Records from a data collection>
···

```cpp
// ... 66 lines not shown
    KC_MARK(0);
    int id = blockIdx.x;
    if (ws.ticketed) {
        if (tid == 0) s_i[0] = atomicAdd(&ws.sig[0].ticket, 1);
        kc_barrier();
        id = s_i[0];
    }
    KC_MARK(1);
    const int W = ws.wgs;
    const int sig = id / W, w = id - sig * W;
    if (sig >= ws.nb) return;
    KfSig *ks = ws.sig + sig;
    SigState *st = state + sig;
    const int n_tiles = ws.n_tiles, L0 = ws.L0, M = max_iteration;
    const int tpw = ws.tpw;
    const int t0 = w * tpw, t1 = min(n_tiles, t0 + tpw), nt = t1 - t0;
    const int32_t n1 = (int32_t)(n - 1);
    auto launch_done = [&]() {
        if (ws.ticketed && tid == 192 && atomicAdd(&ws.sig[0].fin, 1) == W * ws.nb - 1) { ws.sig[0].ticket = 0; ws.sig[0].fin = 0; }
    };
    unsigned long long w_in[2], s_in[2];
    int c_in[2];
#pragma unroll
    for (int r = 0; r < 2; ++r) {
        const int q = tid + r * HT, t = t0 + (q >> 3);
        w_in[r] = s_in[r] = 0ull; c_in[r] = 0;
        if (tid < HT && t < t1) {
            c_in[r] = counts[(size_t)sig * n_tiles + t];
            w_in[r] = recs[(size_t)sig * n_tiles + t].flags[q & 7];
            s_in[r] = ws.nearw[((size_t)sig * n_tiles + t) * 8 + (q & 7)];
        }
    }
    const int n_groups = groups_of(n_tiles);
    int m_part = 0;
    {
        const int32_t *gs = fin.gsum + (size_t)sig * n_groups * kGsumPitch;
        for (int g = tid; g < n_groups; g += NT) m_part += gs[(size_t)g * kGsumPitch];
    }
    const double end_in = st->ends[L0 & 1][tid & 3];
    const uint32_t seq = ks->seq;
    int stop_level = st->stop_level;
    const int nan_mask = st->nan_mask, c_delta = L0 >= 1 ? st->c_delta[L0 - 1] : 0;
    const bool odd_input = nan_mask != 0 || st->in_nan || st->l0_fail;
#pragma unroll
    for (int d = 32; d >= 1; d >>= 1) m_part += __shfl_xor(m_part, d);
    if (lane == 0) s_red[wave] = m_part;
    if (tid == 0) s_i[1] = 0;
    kc_barrier();
    bool stopped = stop_level >= 0;
    if (!stopped) {
        int m_last = 0;
#pragma unroll
        for (int k = 0; k < kKcWaves; ++k) m_last += s_red[k];
        if (L0 >= 1 && ((nan_mask >> (L0 - 1)) & 1)) m_last += c_delta;
        if (m_last < 2) { stopped = true; stop_level = L0; }
        if (w == 0 && tid == 0) st->m[L0] = m_last;
    }
    if (w == 0) {
        if (tid == 0) { st->fin_stopped = stopped ? 1 : 0; st->fin_stop_level = stop_level; }
        if (fin.other_state) {
            if (tid == 0) sig_state_reset(fin.other_state + sig);
            int32_t *og = fin.other_gsum + (size_t)sig * n_groups * kGsumPitch;
            for (int k = tid; k < 3 * n_groups; k += NT) {
                int32_t *slot = og + (size_t)(k / n_groups) * fin.other_third + (size_t)(k % n_groups) * kGsumPitch;
                slot[0] = 0;
                slot[1] = 0;
            }
        }
    }
    if (stopped) {
        const int c_row = stop_level - 1;
        Trow *dst = static_cast<Trow *>(fin.rows) + (int64_t)sig * fin.rows_stride + (int64_t)(SEL ? max(fin.res_slot, 0) : c_row) * n;
        const double *src = nullptr;
        if (c_row >= 1) {
            const int row = fin.bases_rotate ? ((c_row - 1) % fin.bases_rotate) : (c_row - 1);
            src = fin.bases + (int64_t)sig * fin.bases_stride + (int64_t)row * fin.bases_row_pitch;
        }
        const int64_t lo = (int64_t)t0 * TW, hi = min((int64_t)t1 * TW, n);
        if (!SEL || fin.res_slot >= 0)
            for (int64_t i = lo + tid; i < hi; i += NT) dst[i] = src ? (Trow)src[i] : (Trow)0.0;
    }
    if (stopped || odd_input) {
        if (w == 0 && tid == 0) {
            ks->active = 0;
            ks->lend = -1;
            ks->fail = stopped ? 0 : kKfFailNonFinite;
            ks->fail_lev = 99;
            ks->cont = 0;
            if (ws.cap && stopped) st->skip = 1;
        }
        launch_done();
        return;
    }
    unsigned long long *rec_sig = ws.rec + ((size_t)sig * ws.rec_levels) * ws.wgs_max * kKcRecGran;
    KfEntry *slab = ws.pool + ((size_t)sig * ws.wgs_max + w) * kKcSlab;
    const int slab_off = w * kKcSlab;
    int32_t *first_sig = ws.first + (size_t)sig * ws.nlev * n_tiles;
    unsigned long long *tf_sig = ws.tflags + (size_t)sig * ws.nlev * n_tiles * 8;
    const double *xs = xl + (int64_t)sig * xl_stride;
    auto rec_slot = [&](int lev, int v) { return rec_sig + ((size_t)(lev - L0) * ws.wgs_max + v) * kKcRecGran; };
    auto rec_tag = [&](int lev) { return seq * 64u + (uint32_t)(lev - L0 + 1); };
    auto give_up = [&](int code) { s_i[1] = 1; atomicOr(&ks->acc_fail, code); };

    unsigned long long *s_w = reinterpret_cast<unsigned long long *>(LH.k_B());
#pragma unroll
    for (int r = 0; r < 2; ++r) {
        const int q = tid + r * HT;
        if (tid < HT) {
            t_w[q] = c_in[r] > 0 ? w_in[r] : 0ull;
            s_w[q] = s_in[r];
        }
    }
    if (tid < 4) s_ends[tid] = end_in;
    if (w == 0 && tid == 0) ks->active = 1;
    kc_barrier();
    KC_MARK(2);
    if (tid == 0) {
        const int64_t p = n - 2;
        const int tp = (int)(p / TW);
        if (p >= 1 && tp >= t0 && tp < t1) {
            const int q = (int)(p - (int64_t)tp * TW);
            s_w[(tp - t0) * 8 + 2 * (q >> 7) + (q & 1)] |= 1ull << ((q & 127) >> 1);
        }
    }
    kc_barrier();
    int c = 0, ck = 0;
    {
        const int tt = (tid >> 2) & (kKcTiles - 1), g = tid & 3;
        const bool mine = tid < HT;
        const unsigned long long Ek = mine ? t_w[tt * 8 + 2 * g] : 0ull, Ok = mine ? t_w[tt * 8 + 2 * g + 1] : 0ull;
        const unsigned long long Es = mine ? s_w[tt * 8 + 2 * g] : 0ull, Os = mine ? s_w[tt * 8 + 2 * g + 1] : 0ull;
        unsigned long long E = Ek | Es, O = Ok | Os;
        int tot;
        int o = kc_scan((__popcll(E) + __popcll(O)) | ((__popcll(Ek) + __popcll(Ok)) << 16), s_red, tot);
        c = tot & 0xffff; ck = tot >> 16;
        int r = o >> 16;
        o &= 0xffff;
        if (c <= kKcCapH) {
            int32_t *c_pos = LH.c_pos(), *k_pos = LH.k_pos();
            unsigned char *c_fl = LH.c_fl();
            unsigned short *c_rk = LH.c_rk();
            const int32_t s = (int32_t)((t0 + tt) * TW + 128 * g);
            while (E | O) {
                const int l = __builtin_ctzll(E | O);
                const unsigned long long bit = 1ull << l;
                if (E & bit) {
                    const int kf = (Ek & bit) ? 1 : 0;
                    r += kf;
                    c_pos[o] = s + 2 * l; c_fl[o] = (unsigned char)(kf | ((Es & bit) ? 2 : 0)); c_rk[o] = (unsigned short)r;
                    if (kf) k_pos[r + 1] = s + 2 * l;
                    ++o;
                }
                if (O & bit) {
                    const int kf = (Ok & bit) ? 1 : 0;
                    r += kf;
                    c_pos[o] = s + 2 * l + 1; c_fl[o] = (unsigned char)(kf | ((Os & bit) ? 2 : 0)); c_rk[o] = (unsigned short)r;
                    if (kf) k_pos[r + 1] = s + 2 * l + 1;
                    ++o;
                }
                E &= ~bit; O &= ~bit;
            }
        } else if (tid == 0) give_up(kKfFailCapacity);
    }
    kc_barrier();
    double va[kKcEntH], vb[kKcEntH], vd[kKcEntH];
#pragma unroll
    for (int i = 0; i < kKcEntH; ++i) va[i] = vb[i] = vd[i] = 0.0;
    if (!s_i[1] && c > 0) {
        int32_t pp[kKcEntH];
#pragma unroll
        for (int i = 0; i < kKcEntH; ++i) pp[i] = LH.c_pos()[min(i * NT + tid, c - 1)];
#if ITD_KC_GATHER_ORDER
#pragma unroll
        for (int i = 0; i < kKcEntH; ++i) vb[i] = xs[pp[i]];
#pragma unroll
        for (int i = 0; i < kKcEntH; ++i) { va[i] = xs[pp[i] - 1]; vd[i] = xs[pp[i] + 1]; }
#else
#pragma unroll
        for (int i = 0; i < kKcEntH; ++i) { va[i] = xs[pp[i] - 1]; vb[i] = xs[pp[i]]; vd[i] = xs[pp[i] + 1]; }
#endif
#pragma unroll
        for (int i = 0; i < kKcEntH; ++i) {
            const int j = i * NT + tid;
            if (j < c && (LH.c_fl()[j] & 1)) LH.k_X()[LH.c_rk()[j] + 1] = vb[i];
        }
        if (tid == 192) atomicAdd(&ks->acc_mlev[L0], ck);
    }
    kc_barrier();
    KC_MARK(3);

    int toff = 0;
    int published = L0 - 1;
    auto level = [&](auto lay, const int lev) -> bool {
        using Lay = decltype(lay);
        constexpr bool FIRST = Lay::cap == kKcCapH;
        constexpr int ENT = FIRST ? kKcEntH : kKcEnt;
        double *const k_X = lay.k_X(), *const k_B = lay.k_B(), *const k_S = lay.k_S();
        int32_t *const k_pos = lay.k_pos();
        const int32_t *const c_pos = lay.c_pos();
        const unsigned short *const c_rk = lay.c_rk();
        const unsigned char *const c_fl = lay.c_fl();
        const int li = lev - L0;
        if (toff + ck + 2 > kKcSlab) { if (tid == 0) give_up(kKfFailCapacity); kc_barrier(); return false; }
        KC_MARK(4 + 4 * min(li, 12));
        if (wave == 2) {
            if (lev == L0) {
                const bool head = w == 0, tail = w == W - 1;
                kc_publish(rec_slot(lev, w), rec_tag(lev), lane, ck, k_pos, k_X, head ? s_ends[0] : (tail ? s_ends[2] : 0.0),
                           head ? s_ends[1] : (tail ? s_ends[3] : 0.0), false);
            }
        } else if (wave == 3) {
            int cnt = 0;
// ... 260 lines not shown
                const int o = (base[i] & 0xffff) + pk[i];
                const int r = (base[i] >> 16) + pn[i] + (nfl[i] & 1);
                if (more && (nfl[i] & 1)) {
                    if (r <= 3) publish_knot(4 + 3 * r, pos[i], yc[i]);
                    if (r == ckn - 1) publish_knot(1, pos[i], yc[i]);
                    if (r == ckn) publish_knot(4, pos[i], yc[i]);
                }
                LN.c_pos()[o] = pos[i]; LN.c_xl()[o] = yl[i]; LN.c_xc()[o] = yc[i]; LN.c_xr()[o] = yr[i]; LN.c_fl()[o] = (unsigned char)nfl[i]; LN.c_rk()[o] = (unsigned short)r;
                if (nfl[i] & 1) {
                    LN.k_pos()[r + 1] = pos[i];
                    LN.k_X()[r + 1] = yc[i];
                    const int tt = pos[i] / TW - t0, q = pos[i] & (TW - 1);
                    atomicOr(&t_w[tt * 8 + 2 * (q >> 7) + (q & 1)], 1ull << ((q & 127) >> 1));
                }
            }
        }
        if (li == 1) KC_MARK(48);
        if (tid == 192) {
            atomicAdd(&ks->acc_mlev[lev + 1], ckn);
            if (w == 0) { s_ends[0] = ne0; s_ends[1] = ne1; }
            if (w == W - 1) { s_ends[2] = ne2; s_ends[3] = 0.0; }
        }
        toff += ck + 2;
        c = tot & 0xffff;
        ck = ckn;
        if (more) published = lev + 1;
        kc_barrier();
        KC_MARK(7 + 4 * min(li, 12));
        return true;
    };
    if (!s_i[1] && level(LH, L0))
        for (int lev = L0 + 1; lev <= M + 1; ++lev)
            if (!level(LN, lev)) break;
    if (s_i[1] && wave == 0) {
        for (int lev = published + 1; lev <= M + 1; ++lev) kc_publish(rec_slot(lev, w), rec_tag(lev), lane, 0, LN.k_pos(), LN.k_X(), 0.0, 0.0, true);
    }
    asm volatile("s_waitcnt vmcnt(0)" ::: "memory");
    kc_barrier();
    if (tid == 192) {
        if (atomicAdd(&ks->done, 1) == W - 1) {
            int lend = M + 1, natural = 0;
            for (int lev = L0; lev <= M + 1; ++lev) {
                if (__hip_atomic_load(&ks->acc_mlev[lev + 1], __ATOMIC_RELAXED, __HIP_MEMORY_SCOPE_AGENT) < 2) { lend = lev; natural = 1; break; }
            }
            const int nf = __hip_atomic_load(&ks->nf, __ATOMIC_RELAXED, __HIP_MEMORY_SCOPE_AGENT);
            int fail = __hip_atomic_load(&ks->acc_fail, __ATOMIC_RELAXED, __HIP_MEMORY_SCOPE_AGENT);
            if (nf && 64 - nf <= lend) fail |= kKfFailNonFinite;
            for (int j = 0; j < kMaxLevels + 2; ++j) {
                ks->mlev[j] = __hip_atomic_load(&ks->acc_mlev[j], __ATOMIC_RELAXED, __HIP_MEMORY_SCOPE_AGENT);
                ks->acc_mlev[j] = 0;
            }
            ks->fail = fail;
            ks->m_exact = 0;
            ks->natural = natural;
            ks->lend = lend;
            ks->fail_lev = nf ? 64 - nf : 99;
            ks->cont = (ws.cap && !natural) ? 1 : 0;
            if (ws.cap && natural) st->skip = 1;
            ks->acc_fail = 0;
            ks->nf = 0;
            ks->done = 0;
            ks->seq = seq + 1;
        }
    }
    launch_done();
#if ITD_PROF
// ... 324 lines not shown
```

Baseline: 44660.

···

Problem to work on> Locate the lines above that hold the word "constexpr". Show every one of them.

Answer box>
        constexpr bool FIRST = Lay::cap == kKcCapH;
        constexpr int ENT = FIRST ? kKcEntH : kKcEnt;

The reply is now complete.